Print each record exactly, with no word added or removed.

BEGIN Provided information

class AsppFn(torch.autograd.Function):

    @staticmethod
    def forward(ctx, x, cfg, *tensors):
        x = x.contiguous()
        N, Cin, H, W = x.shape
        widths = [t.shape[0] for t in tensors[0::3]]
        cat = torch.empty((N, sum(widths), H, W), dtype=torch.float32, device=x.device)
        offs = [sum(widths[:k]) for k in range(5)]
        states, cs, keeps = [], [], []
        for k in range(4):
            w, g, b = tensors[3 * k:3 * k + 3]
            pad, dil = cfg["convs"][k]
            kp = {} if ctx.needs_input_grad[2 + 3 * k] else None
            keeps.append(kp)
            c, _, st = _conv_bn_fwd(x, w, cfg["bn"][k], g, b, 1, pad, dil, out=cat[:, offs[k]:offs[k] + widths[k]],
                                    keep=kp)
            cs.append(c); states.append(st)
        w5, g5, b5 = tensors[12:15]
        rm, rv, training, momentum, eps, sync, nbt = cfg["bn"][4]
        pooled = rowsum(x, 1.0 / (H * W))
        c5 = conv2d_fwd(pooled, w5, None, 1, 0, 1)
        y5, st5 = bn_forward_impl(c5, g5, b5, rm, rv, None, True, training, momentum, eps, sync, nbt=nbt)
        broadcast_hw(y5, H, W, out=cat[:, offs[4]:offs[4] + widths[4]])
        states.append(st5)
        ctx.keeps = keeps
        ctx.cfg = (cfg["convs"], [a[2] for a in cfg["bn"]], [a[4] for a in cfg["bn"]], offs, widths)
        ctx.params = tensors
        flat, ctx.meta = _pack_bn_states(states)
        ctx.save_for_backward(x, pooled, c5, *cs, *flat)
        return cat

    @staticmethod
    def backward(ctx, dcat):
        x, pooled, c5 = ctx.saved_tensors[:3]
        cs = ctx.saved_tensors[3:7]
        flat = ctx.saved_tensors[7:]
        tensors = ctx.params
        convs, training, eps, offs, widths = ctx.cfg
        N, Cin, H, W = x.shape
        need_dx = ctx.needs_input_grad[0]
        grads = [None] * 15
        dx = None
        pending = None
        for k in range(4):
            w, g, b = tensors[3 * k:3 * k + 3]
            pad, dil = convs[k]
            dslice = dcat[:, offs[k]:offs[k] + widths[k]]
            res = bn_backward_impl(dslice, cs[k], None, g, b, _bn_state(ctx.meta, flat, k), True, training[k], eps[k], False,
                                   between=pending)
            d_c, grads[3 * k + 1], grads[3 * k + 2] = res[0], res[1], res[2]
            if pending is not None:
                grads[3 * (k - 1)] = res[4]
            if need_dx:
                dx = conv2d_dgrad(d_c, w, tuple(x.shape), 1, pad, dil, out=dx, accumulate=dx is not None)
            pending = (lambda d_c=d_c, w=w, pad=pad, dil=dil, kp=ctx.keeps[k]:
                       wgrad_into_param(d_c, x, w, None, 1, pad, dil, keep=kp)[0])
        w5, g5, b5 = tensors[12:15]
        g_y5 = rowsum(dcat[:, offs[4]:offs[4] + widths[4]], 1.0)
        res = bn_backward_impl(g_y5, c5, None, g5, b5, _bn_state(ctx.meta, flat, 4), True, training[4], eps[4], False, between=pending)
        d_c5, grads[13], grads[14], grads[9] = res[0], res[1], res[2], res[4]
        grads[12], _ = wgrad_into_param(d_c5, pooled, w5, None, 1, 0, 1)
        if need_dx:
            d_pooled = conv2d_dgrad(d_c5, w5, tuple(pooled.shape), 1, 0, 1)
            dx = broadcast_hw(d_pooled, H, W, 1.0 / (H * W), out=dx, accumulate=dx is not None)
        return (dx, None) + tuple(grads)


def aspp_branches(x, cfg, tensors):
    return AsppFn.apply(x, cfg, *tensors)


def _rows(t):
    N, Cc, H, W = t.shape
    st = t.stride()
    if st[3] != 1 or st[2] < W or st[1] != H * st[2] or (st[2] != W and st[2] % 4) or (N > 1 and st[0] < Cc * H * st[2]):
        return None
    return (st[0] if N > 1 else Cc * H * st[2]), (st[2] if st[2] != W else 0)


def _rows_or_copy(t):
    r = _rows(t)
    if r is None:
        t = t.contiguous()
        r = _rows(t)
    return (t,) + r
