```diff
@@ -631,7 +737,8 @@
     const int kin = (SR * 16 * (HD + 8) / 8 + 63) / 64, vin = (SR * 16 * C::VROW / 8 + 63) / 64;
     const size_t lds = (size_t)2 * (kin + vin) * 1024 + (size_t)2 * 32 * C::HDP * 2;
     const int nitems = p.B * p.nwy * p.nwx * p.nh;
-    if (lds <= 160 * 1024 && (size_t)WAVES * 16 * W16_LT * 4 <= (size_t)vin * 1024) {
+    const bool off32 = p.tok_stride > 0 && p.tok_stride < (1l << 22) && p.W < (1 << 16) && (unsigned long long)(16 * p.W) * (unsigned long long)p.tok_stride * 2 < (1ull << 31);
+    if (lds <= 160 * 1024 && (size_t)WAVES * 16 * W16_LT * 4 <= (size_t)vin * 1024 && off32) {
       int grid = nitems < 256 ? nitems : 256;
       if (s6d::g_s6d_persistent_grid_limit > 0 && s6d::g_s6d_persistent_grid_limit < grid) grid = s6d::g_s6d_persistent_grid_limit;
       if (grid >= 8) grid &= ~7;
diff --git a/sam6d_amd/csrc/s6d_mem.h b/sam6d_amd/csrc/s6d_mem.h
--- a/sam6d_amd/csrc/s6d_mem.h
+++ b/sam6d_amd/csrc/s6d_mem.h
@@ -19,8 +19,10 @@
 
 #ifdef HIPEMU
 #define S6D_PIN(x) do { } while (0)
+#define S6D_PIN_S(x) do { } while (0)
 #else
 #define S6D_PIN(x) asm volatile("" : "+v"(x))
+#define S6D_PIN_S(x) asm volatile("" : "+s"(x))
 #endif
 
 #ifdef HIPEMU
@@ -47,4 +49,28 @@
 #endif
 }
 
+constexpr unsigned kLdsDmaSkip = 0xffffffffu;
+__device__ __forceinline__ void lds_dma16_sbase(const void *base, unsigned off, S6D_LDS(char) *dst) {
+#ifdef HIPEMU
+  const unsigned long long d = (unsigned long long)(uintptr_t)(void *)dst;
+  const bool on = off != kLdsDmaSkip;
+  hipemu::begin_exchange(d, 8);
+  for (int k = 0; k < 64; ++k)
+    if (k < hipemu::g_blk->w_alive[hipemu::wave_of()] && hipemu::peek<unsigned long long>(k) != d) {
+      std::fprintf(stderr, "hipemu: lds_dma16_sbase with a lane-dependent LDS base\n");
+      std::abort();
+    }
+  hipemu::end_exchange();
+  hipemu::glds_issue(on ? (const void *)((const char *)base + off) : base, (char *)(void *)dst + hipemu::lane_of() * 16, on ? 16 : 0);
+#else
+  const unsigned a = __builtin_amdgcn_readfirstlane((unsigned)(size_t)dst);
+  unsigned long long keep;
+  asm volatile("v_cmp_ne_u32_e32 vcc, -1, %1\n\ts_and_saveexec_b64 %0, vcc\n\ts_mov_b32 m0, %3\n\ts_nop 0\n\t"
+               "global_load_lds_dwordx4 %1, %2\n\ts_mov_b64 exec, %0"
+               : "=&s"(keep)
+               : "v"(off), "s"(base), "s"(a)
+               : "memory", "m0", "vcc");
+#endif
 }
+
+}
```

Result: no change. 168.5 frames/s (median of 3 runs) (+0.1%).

END Provided information

Response below:
class AsppFn(torch.autograd.Function):

    @staticmethod
    def forward(ctx, x, cfg, *tensors):
        x = x.contiguous()
        N, Cin, H, W = x.shape
        widths = [t.shape[0] for t in tensors[0::3]]
        cat = torch.empty((N, sum(widths), H, W), dtype=torch.float32, device=x.device)
        offs = [sum(widths[:k]) for k in range(5)]
        states, cs, keeps = [], [], []
        for k in range(4):
            w, g, b = tensors[3 * k:3 * k + 3]
            pad, dil = cfg["convs"][k]
            kp = {} if ctx.needs_input_grad[2 + 3 * k] else None
            keeps.append(kp)
            c, _, st = _conv_bn_fwd(x, w, cfg["bn"][k], g, b, 1, pad, dil, out=cat[:, offs[k]:offs[k] + widths[k]],
                                    keep=kp)
            cs.append(c); states.append(st)
        w5, g5, b5 = tensors[12:15]
        rm, rv, training, momentum, eps, sync, nbt = cfg["bn"][4]
        pooled = rowsum(x, 1.0 / (H * W))
        c5 = conv2d_fwd(pooled, w5, None, 1, 0, 1)
        y5, st5 = bn_forward_impl(c5, g5, b5, rm, rv, None, True, training, momentum, eps, sync, nbt=nbt)
        broadcast_hw(y5, H, W, out=cat[:, offs[4]:offs[4] + widths[4]])
        states.append(st5)
        ctx.keeps = keeps
        ctx.cfg = (cfg["convs"], [a[2] for a in cfg["bn"]], [a[4] for a in cfg["bn"]], offs, widths)
        ctx.params = tensors
        flat, ctx.meta = _pack_bn_states(states)
        ctx.save_for_backward(x, pooled, c5, *cs, *flat)
        return cat

    @staticmethod
    def backward(ctx, dcat):
        x, pooled, c5 = ctx.saved_tensors[:3]
        cs = ctx.saved_tensors[3:7]
        flat = ctx.saved_tensors[7:]
        tensors = ctx.params
        convs, training, eps, offs, widths = ctx.cfg
        N, Cin, H, W = x.shape
        need_dx = ctx.needs_input_grad[0]
        grads = [None] * 15
        dx = None
        pending = None
        for k in range(4):
            w, g, b = tensors[3 * k:3 * k + 3]
            pad, dil = convs[k]
            dslice = dcat[:, offs[k]:offs[k] + widths[k]]
            res = bn_backward_impl(dslice, cs[k], None, g, b, _bn_state(ctx.meta, flat, k), True, training[k], eps[k], False,
                                   between=pending)
            d_c, grads[3 * k + 1], grads[3 * k + 2] = res[0], res[1], res[2]
            if pending is not None:
                grads[3 * (k - 1)] = res[4]
            if need_dx:
                dx = conv2d_dgrad(d_c, w, tuple(x.shape), 1, pad, dil, out=dx, accumulate=dx is not None)
            pending = (lambda d_c=d_c, w=w, pad=pad, dil=dil, kp=ctx.keeps[k]:
                       wgrad_into_param(d_c, x, w, None, 1, pad, dil, keep=kp)[0])
        w5, g5, b5 = tensors[12:15]
        g_y5 = rowsum(dcat[:, offs[4]:offs[4] + widths[4]], 1.0)
        res = bn_backward_impl(g_y5, c5, None, g5, b5, _bn_state(ctx.meta, flat, 4), True, training[4], eps[4], False, between=pending)
        d_c5, grads[13], grads[14], grads[9] = res[0], res[1], res[2], res[4]
        grads[12], _ = wgrad_into_param(d_c5, pooled, w5, None, 1, 0, 1)
        if need_dx:
            d_pooled = conv2d_dgrad(d_c5, w5, tuple(pooled.shape), 1, 0, 1)
            dx = broadcast_hw(d_pooled, H, W, 1.0 / (H * W), out=dx, accumulate=dx is not None)
        return (dx, None) + tuple(grads)


def aspp_branches(x, cfg, tensors):
    return AsppFn.apply(x, cfg, *tensors)


def _rows(t):
    N, Cc, H, W = t.shape
    st = t.stride()
    if st[3] != 1 or st[2] < W or st[1] != H * st[2] or (st[2] != W and st[2] % 4) or (N > 1 and st[0] < Cc * H * st[2]):
        return None
    return (st[0] if N > 1 else Cc * H * st[2]), (st[2] if st[2] != W else 0)


def _rows_or_copy(t):
    r = _rows(t)
    if r is None:
        t = t.contiguous()
        r = _rows(t)
    return (t,) + r
```diff
@@ -631,7 +737,8 @@
     const int kin = (SR * 16 * (HD + 8) / 8 + 63) / 64, vin = (SR * 16 * C::VROW / 8 + 63) / 64;
     const size_t lds = (size_t)2 * (kin + vin) * 1024 + (size_t)2 * 32 * C::HDP * 2;
     const int nitems = p.B * p.nwy * p.nwx * p.nh;
-    if (lds <= 160 * 1024 && (size_t)WAVES * 16 * W16_LT * 4 <= (size_t)vin * 1024) {
+    const bool off32 = p.tok_stride > 0 && p.tok_stride < (1l << 22) && p.W < (1 << 16) && (unsigned long long)(16 * p.W) * (unsigned long long)p.tok_stride * 2 < (1ull << 31);
+    if (lds <= 160 * 1024 && (size_t)WAVES * 16 * W16_LT * 4 <= (size_t)vin * 1024 && off32) {
       int grid = nitems < 256 ? nitems : 256;
       if (s6d::g_s6d_persistent_grid_limit > 0 && s6d::g_s6d_persistent_grid_limit < grid) grid = s6d::g_s6d_persistent_grid_limit;
       if (grid >= 8) grid &= ~7;
diff --git a/sam6d_amd/csrc/s6d_mem.h b/sam6d_amd/csrc/s6d_mem.h
--- a/sam6d_amd/csrc/s6d_mem.h
+++ b/sam6d_amd/csrc/s6d_mem.h
@@ -19,8 +19,10 @@
 
 #ifdef HIPEMU
 #define S6D_PIN(x) do { } while (0)
+#define S6D_PIN_S(x) do { } while (0)
 #else
 #define S6D_PIN(x) asm volatile("" : "+v"(x))
+#define S6D_PIN_S(x) asm volatile("" : "+s"(x))
 #endif
 
 #ifdef HIPEMU
@@ -47,4 +49,28 @@
 #endif
 }
 
+constexpr unsigned kLdsDmaSkip = 0xffffffffu;
+__device__ __forceinline__ void lds_dma16_sbase(const void *base, unsigned off, S6D_LDS(char) *dst) {
+#ifdef HIPEMU
+  const unsigned long long d = (unsigned long long)(uintptr_t)(void *)dst;
+  const bool on = off != kLdsDmaSkip;
+  hipemu::begin_exchange(d, 8);
+  for (int k = 0; k < 64; ++k)
+    if (k < hipemu::g_blk->w_alive[hipemu::wave_of()] && hipemu::peek<unsigned long long>(k) != d) {
+      std::fprintf(stderr, "hipemu: lds_dma16_sbase with a lane-dependent LDS base\n");
+      std::abort();
+    }
+  hipemu::end_exchange();
+  hipemu::glds_issue(on ? (const void *)((const char *)base + off) : base, (char *)(void *)dst + hipemu::lane_of() * 16, on ? 16 : 0);
+#else
+  const unsigned a = __builtin_amdgcn_readfirstlane((unsigned)(size_t)dst);
+  unsigned long long keep;
+  asm volatile("v_cmp_ne_u32_e32 vcc, -1, %1\n\ts_and_saveexec_b64 %0, vcc\n\ts_mov_b32 m0, %3\n\ts_nop 0\n\t"
+               "global_load_lds_dwordx4 %1, %2\n\ts_mov_b64 exec, %0"
+               : "=&s"(keep)
+               : "v"(off), "s"(base), "s"(a)
+               : "memory", "m0", "vcc");
+#endif
 }
+
+}
```

Result: no change. 168.5 frames/s (median of 3 runs) (+0.1%).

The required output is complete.